The key findings of this study were as follows:

• The benefits of increasing a pallet’s top deck thickness to reduce the corrugated board grade diminish as the initial stiffness of the pallet increases.
• There were more opportunities to optimize unit load designs when the ECT values between the different board grade levels were lower.
• There were more possibilities of decreasing board grade when the initial board grade was higher, and/or when the box size was smaller, mostly due to the heavier weight of these unit loads, which caused greater pallet bending. Pallets made of Kiln-Dried Southern Yellow Pine are less likely to be able to be optimized using the investigated methods because of the limited deck board thicknesses that can be cost-effectively manufactured from the available raw materials.

Therefore, this study suggests that companies that use low stiffness pallets or have unit loads of heavy boxes could have more opportunities to optimize their unit loads by increasing the top deck thickness of their pallets.
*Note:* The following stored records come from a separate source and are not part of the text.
constexpr int kThetaTile = 4;
constexpr int kThetaRows = 4;
__host__ __device__ inline size_t theta_gram_lds_bytes(int midx) {
    return ((size_t)(kThetaChunk + midx + kThetaRows) * sizeof(real) + 15) / 16 * 16 + (size_t)256 * 16 * sizeof(double);
}
__global__ __launch_bounds__(256) void theta_gram_kernel(const real *__restrict__ W, int T, int KP,
                                                         const uint32_t *__restrict__ lag_set,
                                                         int nlag, int midx, int npairs,
                                                         double *__restrict__ part) {
    extern __shared__ __attribute__((aligned(16))) unsigned char smem_raw[];
    real *series = reinterpret_cast<real *>(smem_raw);
    double *red = reinterpret_cast<double *>(smem_raw + (((size_t)(kThetaChunk + midx + kThetaRows) * sizeof(real) + 15) / 16 * 16));
    const int t = blockIdx.x, ch = blockIdx.y, nchunk = gridDim.y;
    const int i0 = midx + ch * kThetaChunk;
    const int i1 = min(T, i0 + kThetaChunk);
    const int lo = i0 - midx;
    const int tp = colpos(t, KP / kTile);
    for (int i = lo + threadIdx.x; i < i1; i += 256) series[i - lo] = W[(size_t)i * KP + tp];
    __syncthreads();
    const int NA = (nlag + kThetaTile - 1) / kThetaTile;
    const int ntiles = NA * (NA + 1) / 2 + NA;
    const int S = max(1, 256 / ntiles);
    double *out = part + ((size_t)t * nchunk + ch) * npairs;
    for (int base = 0; base < ntiles; base += 256 / S) {
        const int tile = base + (int)threadIdx.x / S, slice = (int)threadIdx.x % S;
        const bool live = tile < ntiles && (int)threadIdx.x < (256 / S) * S;
        int ta = 0, tb = 0;
        bool rhs = false;
        if (live) {
            if (tile >= NA * (NA + 1) / 2) { rhs = true; tb = tile - NA * (NA + 1) / 2; }
            else { int q = tile, len = NA; while (q >= len) { q -= len; ta++; len--; } tb = ta + q; }
        }
        int la[kThetaTile], lb[kThetaTile];
#pragma unroll
        for (int u = 0; u < kThetaTile; u++) {
            la[u] = rhs ? 0 : (int)lag_set[min(kThetaTile * ta + u, nlag - 1)];
            lb[u] = (int)lag_set[min(kThetaTile * tb + u, nlag - 1)];
        }
        double acc[kThetaTile][kThetaTile];
#pragma unroll
        for (int u = 0; u < kThetaTile; u++)
#pragma unroll
            for (int v = 0; v < kThetaTile; v++) acc[u][v] = 0;
        bool runs = live;
#pragma unroll
        for (int u = 1; u < kThetaTile; u++)
            runs = runs && (rhs || la[u] == la[0] + u) && lb[u] == lb[0] + u;
        if (runs) {
            constexpr int R = kThetaRows, Wn = R + kThetaTile - 1;
            for (int i = i0 + slice * R; i < i1; i += S * R) {
                real wa[Wn], wb[Wn];
                const real *pa = series + (i - la[0] - (kThetaTile - 1) - lo), *pb = series + (i - lb[0] - (kThetaTile - 1) - lo);
#pragma unroll
                for (int m = 0; m < Wn; m++) { wb[m] = pb[m]; wa[m] = rhs ? series[i - lo + min(m, R - 1)] : pa[m]; }
#pragma unroll
                for (int r = 0; r < R; r++) {
                    if (i + r >= i1) break;
#pragma unroll
                    for (int u = 0; u < kThetaTile; u++) {
                        if (rhs && u > 0) break;
                        const real su = rhs ? wa[r] : wa[r - u + kThetaTile - 1];
#pragma unroll
                        for (int v = 0; v < kThetaTile; v++) {
                            const real prod = su * wb[r - v + kThetaTile - 1];
                            acc[u][v] += (double)prod;
                        }
                    }
                }
            }
        } else if (live) {
            const int nrow = rhs ? 1 : kThetaTile;
            for (int i = i0 + slice; i < i1; i += S) {
                real sa[kThetaTile], sb[kThetaTile];
#pragma unroll
                for (int u = 0; u < kThetaTile; u++) { sa[u] = series[i - la[u] - lo]; sb[u] = series[i - lb[u] - lo]; }
#pragma unroll
                for (int u = 0; u < kThetaTile; u++)
                    if (u < nrow) {
#pragma unroll
                        for (int v = 0; v < kThetaTile; v++) {
                            const real prod = sa[u] * sb[v];
                            acc[u][v] += (double)prod;
                        }
                    }
            }
        }
        __syncthreads();
#pragma unroll
        for (int u = 0; u < kThetaTile; u++)
#pragma unroll
            for (int v = 0; v < kThetaTile; v++) red[(size_t)threadIdx.x * 16 + u * kThetaTile + v] = acc[u][v];
        __syncthreads();
        if (live && slice == 0) {
#pragma unroll
            for (int u = 0; u < kThetaTile; u++)
#pragma unroll
                for (int v = 0; v < kThetaTile; v++) {
                    const int a = kThetaTile * ta + u, b = kThetaTile * tb + v;
                    if (b >= nlag || (!rhs && (a >= nlag || a > b)) || (rhs && u > 0)) continue;
                    double sum = 0;
                    for (int sl = 0; sl < S; sl++) sum += red[(size_t)(threadIdx.x + sl) * 16 + u * kThetaTile + v];
                    const int p = rhs ? b : nlag + a * nlag - a * (a - 1) / 2 + (b - a);
                    out[p] = sum;
                }
        }
    }
}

The study also revealed that changing the top deck board stiffness cannot be done without considering the effects of other factors such as initial top deck board thickness, pallet wood species, box size, and board grade. Therefore, the unit load optimization process that reduces corrugated board grade by increasing top deck stiffness needs to be a holistic process.

The next phase of the project will focus on investigating whether the increase in pallet top-deck stiffness and the resulting reduction in corrugated boxboard grade can create an environmentally beneficial scenario.